Students join clubs, attend lectures and perform community service. A recent listing invited them to hear Mary Robinson, Ireland’s first female president, speak on climate issues. Another invited students to spend a few hours each Friday this semester at the WMU Open Bike Shop, repairing their own bicycles. Still another invited them to study the New Testament book of Romans. Students are required to reflect on the experiences in writing, and in the end all of it will somehow make its way into students’ academic transcripts.

Evan Heiser, director of the program, said the big commitment to experiential learning is a way to honor students’ “out-of-class learning as much as your in-class learning.”

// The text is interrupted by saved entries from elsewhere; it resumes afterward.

+__device__ __forceinline__ int resize_row(int first, int end, int k) { return max(min(first + 4 * k, end - 1), 0); }
+template <int K>
+struct RowTaps {
+  int lo[K], hi[K];
+};
+template <int K>
+__device__ __forceinline__ void row_taps_load(RowTaps<K>& y, const short4* __restrict__ yt, int first, int end) {
+#pragma unroll
+  for (int k = 0; k < K; k++) {
+    const int2 e = ((const int2*)yt)[resize_row(first, end, k)];
+    y.lo[k] = e.x, y.hi[k] = e.y;
+  }
+}
+template <int K>
+__device__ __forceinline__ void row_taps_pin(RowTaps<K>& y) {
+#pragma unroll
+  for (int k = 0; k < K; k++) asm volatile("" : "+s"(y.lo[k]), "+s"(y.hi[k]));
+}
+template <int K, class Emit>
+__device__ __forceinline__ void resize_rows(const RowTaps<K>& y, int first, int end, const uint8_t* S, int pitch, int row_lo,
+                                            const int (&x0)[4], const int (&x1)[4], const int (&a0)[4], const int (&a1)[4],
+                                            Emit emit) {
+  int t[3][8];
+  const auto taps = [&](int s, int(&q)[8]) {
+    const int k = s >> 1, j0 = 2 * (s & 1);
+    const uint8_t* r0 = S + ((int)(short)y.lo[k] - row_lo) * pitch;
+    const uint8_t* r1 = S + ((y.lo[k] >> 16) - row_lo) * pitch;
+#pragma unroll
+    for (int j = 0; j < 2; j++)
+      q[4 * j] = r0[x0[j0 + j]], q[4 * j + 1] = r0[x1[j0 + j]], q[4 * j + 2] = r1[x0[j0 + j]], q[4 * j + 3] = r1[x1[j0 + j]];
+  };
+  taps(0, t[0]);
+  taps(1, t[1]);
+  unsigned out = 0;
+#pragma unroll
+  for (int s = 0; s < 2 * K; s++) {
+    const int k = s >> 1, j0 = 2 * (s & 1);
+    if (s + 2 < 2 * K) taps(s + 2, t[(s + 2) % 3]);
+    __builtin_amdgcn_sched_barrier(0);
+    const int(&q)[8] = t[s % 3];
+    const int b0 = (short)y.hi[k], b1 = y.hi[k] >> 16;
+#pragma unroll
+    for (int j = 0; j < 2; j++) {
+      const int h0 = q[4 * j] * a0[j0 + j] + q[4 * j + 1] * a1[j0 + j];
+      const int h1 = q[4 * j + 2] * a0[j0 + j] + q[4 * j + 3] * a1[j0 + j];
+      const int v = (((b0 * (int)(unsigned short)(h0 >> 4)) >> 16) + ((b1 * (int)(unsigned short)(h1 >> 4)) >> 16) + 2) >> 2;
+      out |= (unsigned)(v & 0xFF) << (8 * (j0 + j));
+    }
+    if (j0) emit(k, resize_row(first, end, k), out), out = 0;
+  }
+}
+
+__device__ __forceinline__ bool resize_tile(int ntx, int nty, int B, int* bx, int* by, int* b) {
+  const int gid = blockIdx.x, xcd = gid & 7, q = gid >> 3, T = ntx * nty;
+  const int tile = q % T;
+  *b = (q / T) * 8 + xcd;
+  *bx = tile % ntx, *by = tile / ntx;
+  return *b < B;
+}
+static unsigned resize_grid(int ntx, int nty, int B) { return 8u * (unsigned)(ntx * nty) * (unsigned)((B + 7) / 8); }
+
+struct Band {
+  unsigned v[12][2];
+};
+__device__ __forceinline__ void band_load(Band& B, const uint8_t* src, int spitch, int sy_lo, int sx_lo, int nrows, int ndw,
+                                          int lane, int wave) {
+#pragma unroll
+  for (int k = 0; k < 12; k++) {
+    const int r = wave + 4 * k;
+    const unsigned* row = (const unsigned*)(src + (size_t)(sy_lo + r) * spitch + sx_lo);
+    if (r < nrows && lane < ndw) B.v[k][0] = row[lane];
+    if (r < nrows && lane + 64 < ndw) B.v[k][1] = row[lane + 64];
+  }
+}
+__device__ __forceinline__ void band_store(const Band& B, uint8_t* smem, int lds_pitch, int nrows, int ndw, int lane, int wave) {
+#pragma unroll
+  for (int k = 0; k < 12; k++) {
+    const int r = wave + 4 * k;
+    if (r < nrows && lane < ndw) *(unsigned*)(smem + r * lds_pitch + 4 * lane) = B.v[k][0];
+    if (r < nrows && lane + 64 < ndw) *(unsigned*)(smem + r * lds_pitch + 4 * (lane + 64)) = B.v[k][1];
+  }
+}
+
 __global__ void __launch_bounds__(256, 8)
 k_resize(OrbParams P, int l, ImgSet I, const short4* __restrict__ xtab,
-         const short4* __restrict__ ytab, int lds_pitch) {
+         const short4* __restrict__ ytab, int lds_pitch, int ntx, int nty, int B) {
   extern __shared__ __attribute__((aligned(16))) uint8_t smem[];
   const LevelDesc& D = P.lv[l];
-  const int b = blockIdx.z, tid = threadIdx.x, lane = tid & 63, wave = tid >> 6;
-  const int dy0 = blockIdx.y * kResizeRows, dy1 = min(dy0 + kResizeRows, D.h);
-  const int dx0 = blockIdx.x * 256, dx1 = min(dx0 + 256, D.w);
+  int bx, by, b;
+  if (!resize_tile(ntx, nty, B, &bx, &by, &b)) return;
+  const int tid = threadIdx.x, lane = tid & 63, wave = tid >> 6;
+  const int wave_u = __builtin_amdgcn_readfirstlane(wave);
+  const int dy0 = by * kResizeRows, dy1 = min(dy0 + kResizeRows, D.h);
+  const int dx0 = bx * 256, dx1 = min(dx0 + 256, D.w);
   int spitch;
   const uint8_t* src = plane_ptr(P, I, b, l - 1, &spitch);
   const short4* xt = xtab + D.xtab_off;
   const short4* yt = ytab + D.ytab_off;
   const int sy_lo = yt[dy0].x, nrows = yt[dy1 - 1].y - sy_lo + 1;
   const int sx_lo = xt[dx0].x & ~3, ndw = ((xt[dx1 - 1].y + 4) >> 2) - (sx_lo >> 2);
+  RowTaps<(kResizeRows + 3) / 4> y;
+  row_taps_load(y, yt, dy0 + wave_u, dy1);
   {
-    unsigned v[12][2];
-#pragma unroll
-    for (int k = 0; k < 12; k++) {
-      const int r = wave + 4 * k;
-      const unsigned* row = (const unsigned*)(src + (size_t)(sy_lo + r) * spitch + sx_lo);
-      if (r < nrows && lane < ndw) v[k][0] = row[lane];
-      if (r < nrows && lane + 64 < ndw) v[k][1] = row[lane + 64];
-    }
-#pragma unroll
-    for (int k = 0; k < 12; k++) {
-      const int r = wave + 4 * k;
-      if (r < nrows && lane < ndw) *(unsigned*)(smem + r * lds_pitch + 4 * lane) = v[k][0];
-      if (r < nrows && lane + 64 < ndw) *(unsigned*)(smem + r * lds_pitch + 4 * (lane + 64)) = v[k][1];
-    }
+    Band B;
+    band_load(B, src, spitch, sy_lo, sx_lo, nrows, ndw, lane, wave_u);
+    row_taps_pin(y);
+    band_store(B, smem, lds_pitch, nrows, ndw, lane, wave_u);
     for (int r = wave; r < nrows; r += 4) {
       const unsigned* row = (const unsigned*)(src + (size_t)(sy_lo + r) * spitch + sx_lo);
+#pragma unroll 1
       for (int c = lane + (r < 48 ? 128 : 0); c < ndw; c += 64) *(unsigned*)(smem + r * lds_pitch + 4 * c) = row[c];
     }
   }
@@ -69,99 +148,77 @@
     if (dx4 + j < D.w) keep |= 0xFFu << (8 * j);
   }
   uint8_t* dst = I.pyr + (size_t)b * I.pyr_img + D.off;
-  const int wave_u = __builtin_amdgcn_readfirstlane(wave);
-  for (int dy = dy0 + wave_u; dy < dy1; dy += 4) {
-    const short4 y = yt[dy];
-    const uint8_t* r0 = smem + (y.x - sy_lo) * lds_pitch;
-    const uint8_t* r1 = smem + (y.y - sy_lo) * lds_pitch;
-    const int b0 = y.z, b1 = y.w;
-    unsigned out = 0;
-#pragma unroll
-    for (int j = 0; j < 4; j++) {
-      const int h0 = r0[x0[j]] * a0[j] + r0[x1[j]] * a1[j];
-      const int h1 = r1[x0[j]] * a0[j] + r1[x1[j]] * a1[j];
-      const int v = (((b0 * (int)(unsigned short)(h0 >> 4)) >> 16) + ((b1 * (int)(unsigned short)(h1 >> 4)) >> 16) + 2) >> 2;
-      out |= (unsigned)(v & 0xFF) << (8 * j);
-    }
-    *(unsigned*)(dst + (size_t)dy * D.pitch + dx4) = out & keep;
-  }
-}
-
-static const int kR2W = 200, kR2H = 26, kR2Rows = 36;
-__global__ void __launch_bounds__(256, 4)
-k_resize2(OrbParams P, int l, ImgSet I, const short4* __restrict__ xtab, const short4* __restrict__ ytab, int lds_pitch,
-          int l1_off) {
+  const int dpitch = D.pitch;
+  resize_rows(y, dy0 + wave_u, dy1, smem, lds_pitch, sy_lo, x0, x1, a0, a1, [&](int, int dy, unsigned out) {
+    *(unsigned*)(dst + (unsigned)(dy * dpitch + dx4)) = out & keep;
+  });
+}
+
+static const int kR2W = 200, kR2H = 28, kR2Rows = 36;
+__global__ void __launch_bounds__(256, 5)
+k_resize2(OrbParams P, int l, ImgSet I, const short4* __restrict__ xtab, const short4* __restrict__ ytab,
+          const R2Span* __restrict__ cols, const R2Span* __restrict__ rows, int lds_pitch, int l1_off, int tw, int th,
+          int ntx, int nty, int B) {
   extern __shared__ __attribute__((aligned(16))) uint8_t smem[];
   uint8_t* l1 = smem + l1_off;
   constexpr int kL1P = 260;
+  constexpr int K1 = (kR2Rows + 3) / 4, K2 = (kR2H + 3) / 4;
   const LevelDesc& D1 = P.lv[l];
   const LevelDesc& D2 = P.lv[l + 1];
-  const int b = blockIdx.z, tid = threadIdx.x, lane = tid & 63, wave = tid >> 6;
+  int bx, by, b;
+  if (!resize_tile(ntx, nty, B, &bx, &by, &b)) return;
+  const int tid = threadIdx.x, lane = tid & 63, wave = tid >> 6;
+  const int wave_u = __builtin_amdgcn_readfirstlane(wave);
   const short4* xt1 = xtab + D1.xtab_off;
   const short4* yt1 = ytab + D1.ytab_off;
   const short4* xt2 = xtab + D2.xtab_off;
   const short4* yt2 = ytab + D2.ytab_off;
-  const int ex0 = blockIdx.x * kR2W, ex1 = min(ex0 + kR2W, D2.w);
-  const int ey0 = blockIdx.y * kR2H, ey1 = min(ey0 + kR2H, D2.h);
-  const bool last_x = ex1 == D2.w, last_y = ey1 == D2.h;
-  const int rx0 = blockIdx.x == 0 ? 0 : (xt2[ex0].x & ~3), rx1 = last_x ? D1.w : min((int)xt2[ex1 - 1].y + 1, D1.w);
-  const int ry0 = blockIdx.y == 0 ? 0 : (int)yt2[ey0].x, ry1 = last_y ? D1.h : min((int)yt2[ey1 - 1].y + 1, D1.h);
-  const int ox1 = last_x ? D1.w : (xt2[ex1].x & ~3), oy1 = last_y ? D1.h : (int)yt2[ey1].x;
+  struct Span {
+    int r0, r1, o1, s_lo, n;
+  };
+  const auto span = [](const R2Span& s) { return Span{s.r0, s.r1, s.o1, s.s_lo, s.n}; };
+  const Span C = span(cols[bx]), R = span(rows[by]);
+  const int ex0 = bx * tw, ex1 = min(ex0 + tw, D2.w);
+  const int ey0 = by * th, ey1 = min(ey0 + th, D2.h);
+  RowTaps<K1> ya;
+  RowTaps<K2> yb;
+  row_taps_load(ya, yt1, R.r0 + wave_u, R.r1);
+  row_taps_load(yb, yt2, ey0 + wave_u, ey1);
   int spitch;
   const uint8_t* src = plane_ptr(P, I, b, l - 1, &spitch);
-  const int sy_lo = yt1[ry0].x, nrows = yt1[ry1 - 1].y - sy_lo + 1;
-  const int sx_lo = xt1[rx0].x & ~3, ndw = ((xt1[rx1 - 1].y + 4) >> 2) - (sx_lo >> 2);
   {
-    unsigned v[12][2];
-#pragma unroll
-    for (int k = 0; k < 12; k++) {
-      const int r = wave + 4 * k;
-      const unsigned* row = (const unsigned*)(src + (size_t)(sy_lo + r) * spitch + sx_lo);
-      if (r < nrows && lane < ndw) v[k][0] = row[lane];
-      if (r < nrows && lane + 64 < ndw) v[k][1] = row[lane + 64];
-    }
-#pragma unroll
-    for (int k = 0; k < 12; k++) {
-      const int r = wave + 4 * k;
-      if (r < nrows && lane < ndw) *(unsigned*)(smem + r * lds_pitch + 4 * lane) = v[k][0];
-      if (r < nrows && lane + 64 < ndw) *(unsigned*)(smem + r * lds_pitch + 4 * (lane + 64)) = v[k][1];
-    }
-    for (int r = wave; r < nrows; r += 4) {
-      const unsigned* row = (const unsigned*)(src + (size_t)(sy_lo + r) * spitch + sx_lo);
-      for (int c = lane + (r < 48 ? 128 : 0); c < ndw; c += 64) *(unsigned*)(smem + r * lds_pitch + 4 * c) = row[c];
-    }
+    Band B;
+    band_load(B, src, spitch, R.s_lo, C.s_lo, R.n, C.n, lane, wave_u);
+    row_taps_pin(ya);
+    row_taps_pin(yb);
+    band_store(B, smem, lds_pitch, R.n, C.n, lane, wave_u);
   }
   __syncthreads();
   {
-    const int dx4 = rx0 + lane * 4;
-    if (dx4 < rx1) {
+    const int dx4 = C.r0 + lane * 4;
+    if (dx4 < C.r1) {
       int x0[4], x1[4], a0[4], a1[4];
       unsigned keep = 0;
 #pragma unroll
       for (int j = 0; j < 4; j++) {
         const short4 t = xt1[min(dx4 + j, D1.w - 1)];
-        x0[j] = t.x - sx_lo, x1[j] = t.y - sx_lo, a0[j] = t.z, a1[j] = t.w;
+        x0[j] = t.x - C.s_lo, x1[j] = t.y - C.s_lo, a0[j] = t.z, a1[j] = t.w;
         if (dx4 + j < D1.w) keep |= 0xFFu << (8 * j);
       }
+      const int ry0 = R.r0, ry1 = R.r1;
+      unsigned outs[K1];
+      resize_rows(ya, ry0 + wave_u, ry1, smem, lds_pitch, R.s_lo, x0, x1, a0, a1, [&](int k, int dy, unsigned out) {
+        outs[k] = out & keep;
+        *(unsigned*)(l1 + (dy - ry0) * kL1P + 4 * lane) = outs[k];
+      });
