# FluidInference/FluidAudio

Hardware: NVIDIA H100
Metric: audio-hours/s (higher is better)
Workload: dtype f32

## Files before the change

fluidaudio_b200/csrc/fa_common.cuh:

```cuda
#pragma once

#include <cstddef>
#include <cstdint>

#if defined(__CUDACC__)
#include <atomic>
#include <cstdio>
#include <memory>
#include <type_traits>
#include <utility>
#include <cuda_runtime.h>
#define FA_HD __host__ __device__ __forceinline__
#else
#define FA_HD inline
#endif

enum : int {
    FA_OK = 0,
    FA_INVALID_ARGUMENT = 1,
    FA_INDEX_OVERFLOW = 2,
    FA_OUTPUT_TOO_SMALL = 3,
    FA_ALLOCATION_FAILURE = 4,
    FA_RUNTIME_ERROR = 5,
    FA_NO_DEVICE = 6,
    FA_CUDA_ERROR = 7,
    FA_UNSUPPORTED = 8,
    FA_UNKNOWN_ERROR = 255,
};

namespace fa {

void set_error(const char *fmt, ...);
const char *last_error();

struct Carver {
    char *base = nullptr;
    size_t off = 0;
    template <typename T> T *take(size_t count) {
        off = (off + 255) & ~size_t(255);
        T *p = reinterpret_cast<T *>(base + off);
        off += count * sizeof(T);
        return p;
    }
};

#if defined(__CUDACC__)
struct CudaStatus {
    int code;
    template <typename T> operator T() const { return static_cast<T>(code); }
};
inline CudaStatus cuda_failure(cudaError_t e, const char *expr, const char *file, int line) {
    set_error("%s failed: %s (%s:%d)", expr, cudaGetErrorString(e), file, line);
    (void)cudaGetLastError();
    return CudaStatus{e == cudaErrorMemoryAllocation ? FA_ALLOCATION_FAILURE : FA_CUDA_ERROR};
}
#define FA_CUDA_TRY(expr)                                                                 \
    do {                                                                                  \
        const cudaError_t e__ = (expr);                                                   \
        if (e__ != cudaSuccess) return fa::cuda_failure(e__, #expr, __FILE__, __LINE__); \
    } while (0)

template <bool Pinned> struct CudaFree {
    void operator()(void *p) const { Pinned ? cudaFreeHost(p) : cudaFree(p); }
};

template <typename T, bool Pinned> class GrowBuffer {
  public:
    GrowBuffer() = default;
    GrowBuffer(GrowBuffer &&o) noexcept : p_(std::move(o.p_)), cap_(std::exchange(o.cap_, 0)) {}
    GrowBuffer &operator=(GrowBuffer &&o) noexcept {
        p_ = std::move(o.p_);
        cap_ = std::exchange(o.cap_, 0);
        return *this;
    }
    int grow(size_t bytes) {
        if (bytes <= cap_) return FA_OK;
        p_.reset();
        cap_ = 0;
        void *q = nullptr;
        const cudaError_t e = Pinned ? cudaMallocHost(&q, bytes) : cudaMalloc(&q, bytes);
        if (e != cudaSuccess) {
            char what[64];
            std::snprintf(what, sizeof(what), "%s(%zu bytes)", Pinned ? "cudaMallocHost" : "cudaMalloc", bytes);
            return cuda_failure(e, what, __FILE__, __LINE__);
        }
        p_.reset(q);
        cap_ = bytes;
        return FA_OK;
    }
    T *data() const { return static_cast<T *>(p_.get()); }
    size_t capacity() const { return cap_; }

  private:
    std::unique_ptr<void, CudaFree<Pinned>> p_;
    size_t cap_ = 0;
};
template <typename T = void> using DeviceBuffer = GrowBuffer<T, false>;
template <typename T = void> using PinnedBuffer = GrowBuffer<T, true>;

template <typename T, bool Pinned, typename Layout>
int carve_arena(GrowBuffer<T, Pinned> &buf, Layout &&layout, size_t slack = 0) {
    Carver size{nullptr};
    layout(size);
    const int st = buf.grow(size.off + slack);
    if (st != FA_OK) return st;
    Carver c{static_cast<char *>(static_cast<void *>(buf.data()))};
    layout(c);
    return FA_OK;
}

template <typename A, typename B>
int grow_slots(int slots, int grown, cudaStream_t stream, DeviceBuffer<A> &a, size_t a_slot, DeviceBuffer<B> &b,
               size_t b_slot) {
    DeviceBuffer<A> na;
    DeviceBuffer<B> nb;
    int st = na.grow((size_t)grown * a_slot * sizeof(A));
    if (st == FA_OK) st = nb.grow((size_t)grown * b_slot * sizeof(B));
    if (st != FA_OK) return st;
    if (slots) {
        FA_CUDA_TRY(cudaMemcpyAsync(na.data(), a.data(), (size_t)slots * a_slot * sizeof(A), cudaMemcpyDeviceToDevice, stream));
        FA_CUDA_TRY(cudaMemcpyAsync(nb.data(), b.data(), (size_t)slots * b_slot * sizeof(B), cudaMemcpyDeviceToDevice, stream));
        FA_CUDA_TRY(cudaStreamSynchronize(stream));
    }
    a = std::move(na);
    b = std::move(nb);
    return FA_OK;
}

struct StreamDestroy {
    void operator()(cudaStream_t s) const { cudaStreamDestroy(s); }
};
struct EventDestroy {
    void operator()(cudaEvent_t e) const { cudaEventDestroy(e); }
};
struct Stream : std::unique_ptr<std::remove_pointer_t<cudaStream_t>, StreamDestroy> {
    operator cudaStream_t() const { return get(); }
    int create(unsigned flags = cudaStreamNonBlocking) {
        cudaStream_t s = nullptr;
        FA_CUDA_TRY(cudaStreamCreateWithFlags(&s, flags));
        reset(s);
        return FA_OK;
    }
};
struct Event : std::unique_ptr<std::remove_pointer_t<cudaEvent_t>, EventDestroy> {
    operator cudaEvent_t() const { return get(); }
    int create(unsigned flags = cudaEventDefault) {
        cudaEvent_t e = nullptr;
        FA_CUDA_TRY(cudaEventCreateWithFlags(&e, flags));
        reset(e);
        return FA_OK;
    }
};

template <typename T = void> struct UploadStage {
    PinnedBuffer<T> host;
    DeviceBuffer<T> device;
    Event uploaded;
    bool in_flight = false;

    int reserve(size_t bytes) {
        if (in_flight) {
            FA_CUDA_TRY(cudaEventSynchronize(uploaded));
            in_flight = false;
        }
        const int st = device.grow(bytes);
        return st != FA_OK ? st : host.grow(bytes);
    }
    int upload(size_t bytes, cudaStream_t stream) {
        if (!uploaded) {
            const int st = uploaded.create(cudaEventDisableTiming);
            if (st != FA_OK) return st;
        }
        FA_CUDA_TRY(cudaMemcpyAsync(device.data(), host.data(), bytes, cudaMemcpyHostToDevice, stream));
        FA_CUDA_TRY(cudaEventRecord(uploaded, stream));
        in_flight = true;
        return FA_OK;
    }
};

extern std::atomic<long long> g_launches;

template <typename... Params, typename... Args>
cudaError_t launch(void (*kernel)(Params...), dim3 grid, dim3 block, size_t smem, cudaStream_t stream, Args &&...args) {
    kernel<<<grid, block, smem, stream>>>(std::forward<Args>(args)...);
    g_launches.fetch_add(1, std::memory_order_relaxed);
    return cudaGetLastError();
}
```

Though efforts to capture the effects of such learning are not new, the past four years have seen a resurgence of interest in the idea -- as well as an acknowledgment that institutions must capture students' “learning outcomes” in both formal and informal settings.

The traditional transcript mostly serves as a helpful chronology that tells universities whether a student is ready to take on more in-depth academic study, said Thomas Black, registrar and assistant vice provost at Johns Hopkins University. Faculty know how to interpret them, but “to any other third party, it is just opaque,” he said.

Most transcripts, Black and others said, tell employers little about a student’s knowledge and skills. And students often don’t have any more ability than anyone else to figure out what their own transcript means.

“It’s the record of everything you’ve forgotten,” Black said. “It’s a big collection of experiences, and they just all kind of flow together -- you can’t decipher them.”

Black, who began experimenting early on with different kinds of student records at Stanford University, called the typical transcript “a mess” when it comes to figuring out the shape of a student’s academic career. It prominently features letter grades, of course, but creeping grade inflation means it’s not actually a good indicator of whether a student has mastered a subject. “You really can’t trust or know what those grades mean.”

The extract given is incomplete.